The Innovation Bandwagon

Everywhere I go “innovation” seems to be all present and omniscient. Visit Linkedin for any amount of time and you will see most every company touts how innovative it is in its business sector. I’ve started to get the feeling that “innovation” is the new bandwagon, that if you don’t call yourself innovative then no one should look at you. Bullshit.

First let’s get an idea of what is the official definition of innovation as given by the Merriam Webster dictionary:

in·no·va·tion

noun \ˌi-nə-ˈvā-shən\

: a new idea, device, or method
: the act or process of introducing new ideas, devices, or methods

The strict definition doesn’t give us the complete feeling. My experience tells me that innovation is introducing new ideas, devices or methods that are different and create value. Usually we call innovation things that make our lives better and improve old processes. In this sense, Apple could be one of the most easily recognizable companies introducing innovation. The iPhone revolutionized phones primarily due to ease of use, tight integration, responsiveness, and a few other factors. Many of the technologies already existed, but they made it better. This in turn created value.

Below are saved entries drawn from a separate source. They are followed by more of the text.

# cherubicXN/neat

Measured on AMD Instinct MI355X. Metric: ray-samples/s (train step) on ABC-neat-a, higher is better.
Workload: dtype bf16; 1 GPU; C2: abc-neat-a networks, 1024 rays x 128 samples per GPU, depth samples given, train step = forward + loss + backward + Adam; rays_per_gpu=1024, samples_per_ray=128, global_rays=1024, parallelism=dp1, weights=synthetic 'rough' (seed 42), launch=hip graph replay, the whole step one launch (forward + loss + backward + Adam)

## Files before the change

neat_amd/csrc/kernels_bf16.hpp:

```cpp
#pragma once
#include "kernels.hpp"
#include "bf16_common.hpp"

namespace neat {

__device__ __forceinline__ size_t oct_index(int f, int p, int ldp) { return ((size_t)(f >> 3) * ldp + p) * 8 + (f & 7); }

struct SegH { const void* p; int rows; int bf16; };

struct LayerArgsH {
  SegH in[2];
  int Kpad;
  const uint4* Wp;
  const float* bias;
  int bias_rot, bias_n;
  int N, NT;
  int ldp;
  void* out0; void* out1;
  int out0_bf16, out1_bf16, n_split, accumulate;
  const u16* aux0; const u16* aux1;
  const u16* padfill_oct;
  const float* padfill; int padfill_rows;
};

// ... 753 lines not shown
      eh[3 + 6 * k + c] = f * __cosf(xc * f) * gc;
      eh[6 + 6 * k + c] = -f * __sinf(xc * f) * gc;
      f *= 2.0f;
    }
  }
  eh[39] = 0.0f; ev[39] = 0.0f;
#pragma unroll
  for (int j = 0; j < 39; ++j) { a.Eh[(size_t)j * ldp + p] = eh[j]; ev[j] = a.E[(size_t)j * ldp + p]; }
  auto octet = [](const float (&v)[40], int r0) {
    float t[8];
#pragma unroll
    for (int e = 0; e < 8; ++e) t[e] = (r0 + e < 39) ? v[r0 + e] : 0.0f;
    return make_uint4(pack2(t[0], t[1]), pack2(t[2], t[3]), pack2(t[4], t[5]), pack2(t[6], t[7]));
  };
#pragma unroll
  for (int o = 0; o < 5; ++o) {
    reinterpret_cast<uint4*>(a.Ebf)[(size_t)o * ldp + p] = octet(ev, 8 * o);
    reinterpret_cast<uint4*>(a.Ehbf)[(size_t)o * ldp + p] = octet(eh, 8 * o);
  }
#pragma unroll
  for (int o = 0; o < 4; ++o) {
    reinterpret_cast<uint4*>(a.Ebf4)[(size_t)o * ldp + p] = octet(ev, 7 + 8 * o);
    reinterpret_cast<uint4*>(a.Ehbf4)[(size_t)o * ldp + p] = octet(eh, 7 + 8 * o);
  }
}

#ifndef NEAT_W3_ABLATE
#define NEAT_W3_ABLATE 0
#endif
constexpr int W3T = 512, W3P = 32, W3NS = 4;
template <int NCB> struct W3Cfg {
  static constexpr int QA = 8, QB = 2 * NCB;
  static constexpr int STAGE = (QA + QB) * 2048;
  static constexpr int LDS = W3NS * STAGE;
  static constexpr int QPW = NCB == 5 ? 3 : 2;
  static constexpr int G = 2 * QPW;
};
constexpr int W3_STAGE = W3Cfg<4>::STAGE;
constexpr int W3_LDS_BYTES = W3Cfg<4>::LDS;
constexpr int W3_SLOTS = 12;
struct WgradArgsH3 {
  const unsigned short* A[W3_SLOTS]; const unsigned short* B[W3_SLOTS]; int rowsA[W3_SLOTS];
  const unsigned short* B2[W3_SLOTS];
  int splitB, octsB;
  int npairs, N, K, P, ldp, chunk;
  float* partial; size_t row_stride, split_stride; int col_off, bias_col;
  int nt_loads;
  int interleave;
  int nprob; size_t prob_stride;
};
typedef short v4s16 __attribute__((ext_vector_type(4)));
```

But, for a company to be innovative, it must constantly introduce new forms of doing things. Innovation is in a sense a spectrum, and many abuse it by calling what they’re doing innovation.

We can’t all be innovative. The reality is that most companies fall on a bell curve or a similar distribution. Some companies fall behind and stick to their old methods for decades, rarely improving or innovating. Most companies introduce some innovation,but very few introduce constant innovation and change the rules. My feeling is that it comes to getting too comfortable with what you’re doing to break everything again. After all, most people were probably very happy with their horse and buggy until ford showed up. A car was innovation, small incremental improvements are minimally innovative.

Innovation feels like it is the new bandwagon, years after the Six Sigma craze swept companies (which is the antithesis of innovation, basically perfecting doing the same thing the same way again and again), it looks like companies are getting on the Innovation bandwagon to try and look good.

Innovation doesn’t come from simply saying “we’re innovative”.  You can readily tell when something is innovative and when something isn’t. So please, use this term with care, and practice it rather than . As always, innovation for the sake of innovation is pointless. Simply changing things and introducing new devices without any value doesn’t count as innovation.